*** Data for processing Section Begins ***

#ifndef FILM_SRC_ID
#define FILM_SRC_ID "unknown"
#endif
#ifdef FILM_EXTRA_FAMILIES
#define FILM_FLAVOUR "+extra"
#else
#define FILM_FLAVOUR ""
#endif
const char* film_version(void) { return "gfx950;film_hip r6;src=" FILM_SRC_ID FILM_FLAVOUR; }

int film_default_config(film_config* cfg) {
  if (!cfg) return FILM_ERR_INVALID;
  memset(cfg, 0, sizeof *cfg);
  cfg->pyramid_levels = 7; cfg->fusion_pyramid_levels = 5; cfg->specialized_levels = 3; cfg->sub_levels = 4;
  cfg->filters = 64;
  const int fcv[4] = {3, 3, 3, 3}, ffl[4] = {32, 64, 128, 256};
  for (int i = 0; i < 4; ++i) { cfg->flow_convs[i] = fcv[i]; cfg->flow_filters[i] = ffl[i]; }
  return FILM_OK;
}

int film_create(film_t** out, int device, const film_config* cfg) {
  if (!out) return fail(nullptr, FILM_ERR_INVALID, "out is NULL");
  *out = nullptr;
  std::unique_ptr<film_handle> h(new film_handle);
  if (cfg) h->cfg = *cfg; else film_default_config(&h->cfg);
  int rc = validate_config(h.get(), h->cfg);
  if (rc) { g_create_error = h->err; return rc; }
  h->device = device;
  h->plan_only = device < 0;
  if (!h->plan_only) {
    int ndev = 0;
    hipError_t e = hipGetDeviceCount(&ndev);
    if (e != hipSuccess || ndev <= 0)
      return fail(nullptr, FILM_ERR_NO_DEVICE, "no HIP device available (%s); libfilm_hip has no CPU fallback",
                  e != hipSuccess ? hipGetErrorString(e) : "device count 0");
    if (device >= ndev) return fail(nullptr, FILM_ERR_INVALID, "device %d out of range (%d devices)", device, ndev);
    if (hipSetDevice(device) != hipSuccess) return fail(nullptr, FILM_ERR_HIP, "hipSetDevice(%d) failed", device);
    hipDeviceProp_t prop;
    if (hipGetDeviceProperties(&prop, device) == hipSuccess && strncmp(prop.gcnArchName, "gfx950", 6) != 0)
      return fail(nullptr, FILM_ERR_NO_DEVICE, "device %d is %s; this library is built for gfx950 only", device, prop.gcnArchName);
    if (hipStreamCreateWithFlags(&h->stream, hipStreamNonBlocking) != hipSuccess ||
        hipStreamCreateWithFlags(&h->stream2, hipStreamNonBlocking) != hipSuccess)
      return fail(nullptr, FILM_ERR_HIP, "hipStreamCreate failed");
  }
  build_layers(h.get());
  *out = h.release();
  return FILM_OK;
}

void film_destroy(film_t* h) {
  if (!h) return;
  drop_plans(h);
  stream_free(h);
  if (h->packed_dev) (void)hipFree(h->packed_dev);
  if (h->stage) (void)hipFree(h->stage);
  if (h->metrics_buf) (void)hipFree(h->metrics_buf);
  if (h->stream) (void)hipStreamDestroy(h->stream);
  for (hipEvent_t& e : h->pipe_ev) if (e) { (void)hipEventDestroy(e); e = nullptr; }
  if (h->stream2) (void)hipStreamDestroy(h->stream2);
  delete h;
}

const char* film_last_error(const film_t* h) { return h ? h->err.c_str() : g_create_error.c_str(); }

int film_set_option(film_t* h, const char* key, int64_t value) {
  if (!h || !key) return FILM_ERR_INVALID;
  for (const OptionRow& o : kOptions) {
    if (strcmp(key, o.key)) continue;
    if (o.refusal && (value < o.lo || value > o.hi)) return fail(h, FILM_ERR_INVALID, "%s", o.refusal);
    const int v = o.norm == BOOL ? value != 0 : o.norm == NONNEG ? (value > 0 ? (int)value : 0) : o.norm == LOW5 ? (int)(value & 31) : (int)value;
    if (o.family_refusal && v >= o.need_lo && v <= o.need_hi && !conv_family_built(o.family)) return fail(h, FILM_ERR_INVALID, o.family_refusal, v);
    if (!o.field) return h->finalized ? film_ensure_groups_(h, v) : FILM_OK;
    if (h->*o.field == v) return FILM_OK;
    if (o.drops_plans) drop_plans(h);
    h->*o.field = v;
    return FILM_OK;
  }
  return fail(h, FILM_ERR_NOTFOUND, "unknown option '%s'", key);
}

int film_plan_json(film_t* h, int B, int H, int W, char* buf, int64_t cap, int64_t* needed) {
  if (!h) return FILM_ERR_INVALID;
  Plan* P = nullptr;
  int rc = get_plan(h, B, H, W, false, &P);
  if (rc) return rc;
  return copy_out_string(h, plan_json(h, *P), buf, cap, needed);
}

int film_sequence_plan_json(film_t* h, int n_pairs, int tiles_per_frame, int H, int W, char* buf, int64_t cap, int64_t* needed) {
  if (!h) return FILM_ERR_INVALID;
  if (n_pairs < 1 || tiles_per_frame < 1) return fail(h, FILM_ERR_INVALID, "n_pairs and tiles_per_frame must be positive");
  if ((int64_t)n_pairs * tiles_per_frame >= (int64_t)1 << 30) return fail(h, FILM_ERR_INVALID, "batch too large (2*B*H*W must fit int32)");
  Plan* P = nullptr;
  int rc = get_plan(h, n_pairs * tiles_per_frame, H, W, false, &P, tiles_per_frame);
  if (rc) return rc;
  return copy_out_string(h, plan_json(h, *P), buf, cap, needed);
}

*** Data for processing Section Ends ***

§ Activity
Your task is to reproduce the entire listing exactly as it appears.

§ Answer to this problem
#ifndef FILM_SRC_ID
#define FILM_SRC_ID "unknown"
#endif
#ifdef FILM_EXTRA_FAMILIES
#define FILM_FLAVOUR "+extra"
#else
#define FILM_FLAVOUR ""
#endif
const char* film_version(void) { return "gfx950;film_hip r6;src=" FILM_SRC_ID FILM_FLAVOUR; }

int film_default_config(film_config* cfg) {
  if (!cfg) return FILM_ERR_INVALID;
  memset(cfg, 0, sizeof *cfg);
  cfg->pyramid_levels = 7; cfg->fusion_pyramid_levels = 5; cfg->specialized_levels = 3; cfg->sub_levels = 4;
  cfg->filters = 64;
  const int fcv[4] = {3, 3, 3, 3}, ffl[4] = {32, 64, 128, 256};
  for (int i = 0; i < 4; ++i) { cfg->flow_convs[i] = fcv[i]; cfg->flow_filters[i] = ffl[i]; }
  return FILM_OK;
}

int film_create(film_t** out, int device, const film_config* cfg) {
  if (!out) return fail(nullptr, FILM_ERR_INVALID, "out is NULL");
  *out = nullptr;
  std::unique_ptr<film_handle> h(new film_handle);
  if (cfg) h->cfg = *cfg; else film_default_config(&h->cfg);
  int rc = validate_config(h.get(), h->cfg);
  if (rc) { g_create_error = h->err; return rc; }
  h->device = device;
  h->plan_only = device < 0;
  if (!h->plan_only) {
    int ndev = 0;
    hipError_t e = hipGetDeviceCount(&ndev);
    if (e != hipSuccess || ndev <= 0)
      return fail(nullptr, FILM_ERR_NO_DEVICE, "no HIP device available (%s); libfilm_hip has no CPU fallback",
                  e != hipSuccess ? hipGetErrorString(e) : "device count 0");
    if (device >= ndev) return fail(nullptr, FILM_ERR_INVALID, "device %d out of range (%d devices)", device, ndev);
    if (hipSetDevice(device) != hipSuccess) return fail(nullptr, FILM_ERR_HIP, "hipSetDevice(%d) failed", device);
    hipDeviceProp_t prop;
    if (hipGetDeviceProperties(&prop, device) == hipSuccess && strncmp(prop.gcnArchName, "gfx950", 6) != 0)
      return fail(nullptr, FILM_ERR_NO_DEVICE, "device %d is %s; this library is built for gfx950 only", device, prop.gcnArchName);
    if (hipStreamCreateWithFlags(&h->stream, hipStreamNonBlocking) != hipSuccess ||
        hipStreamCreateWithFlags(&h->stream2, hipStreamNonBlocking) != hipSuccess)
      return fail(nullptr, FILM_ERR_HIP, "hipStreamCreate failed");
  }
  build_layers(h.get());
  *out = h.release();
  return FILM_OK;
}

void film_destroy(film_t* h) {
  if (!h) return;
  drop_plans(h);
  stream_free(h);
  if (h->packed_dev) (void)hipFree(h->packed_dev);
  if (h->stage) (void)hipFree(h->stage);
  if (h->metrics_buf) (void)hipFree(h->metrics_buf);
  if (h->stream) (void)hipStreamDestroy(h->stream);
  for (hipEvent_t& e : h->pipe_ev) if (e) { (void)hipEventDestroy(e); e = nullptr; }
  if (h->stream2) (void)hipStreamDestroy(h->stream2);
  delete h;
}

const char* film_last_error(const film_t* h) { return h ? h->err.c_str() : g_create_error.c_str(); }

int film_set_option(film_t* h, const char* key, int64_t value) {
  if (!h || !key) return FILM_ERR_INVALID;
  for (const OptionRow& o : kOptions) {
    if (strcmp(key, o.key)) continue;
    if (o.refusal && (value < o.lo || value > o.hi)) return fail(h, FILM_ERR_INVALID, "%s", o.refusal);
    const int v = o.norm == BOOL ? value != 0 : o.norm == NONNEG ? (value > 0 ? (int)value : 0) : o.norm == LOW5 ? (int)(value & 31) : (int)value;
    if (o.family_refusal && v >= o.need_lo && v <= o.need_hi && !conv_family_built(o.family)) return fail(h, FILM_ERR_INVALID, o.family_refusal, v);
    if (!o.field) return h->finalized ? film_ensure_groups_(h, v) : FILM_OK;
    if (h->*o.field == v) return FILM_OK;
    if (o.drops_plans) drop_plans(h);
    h->*o.field = v;
    return FILM_OK;
  }
  return fail(h, FILM_ERR_NOTFOUND, "unknown option '%s'", key);
}

int film_plan_json(film_t* h, int B, int H, int W, char* buf, int64_t cap, int64_t* needed) {
  if (!h) return FILM_ERR_INVALID;
  Plan* P = nullptr;
  int rc = get_plan(h, B, H, W, false, &P);
  if (rc) return rc;
  return copy_out_string(h, plan_json(h, *P), buf, cap, needed);
}

int film_sequence_plan_json(film_t* h, int n_pairs, int tiles_per_frame, int H, int W, char* buf, int64_t cap, int64_t* needed) {
  if (!h) return FILM_ERR_INVALID;
  if (n_pairs < 1 || tiles_per_frame < 1) return fail(h, FILM_ERR_INVALID, "n_pairs and tiles_per_frame must be positive");
  if ((int64_t)n_pairs * tiles_per_frame >= (int64_t)1 << 30) return fail(h, FILM_ERR_INVALID, "batch too large (2*B*H*W must fit int32)");
  Plan* P = nullptr;
  int rc = get_plan(h, n_pairs * tiles_per_frame, H, W, false, &P, tiles_per_frame);
  if (rc) return rc;
  return copy_out_string(h, plan_json(h, *P), buf, cap, needed);
}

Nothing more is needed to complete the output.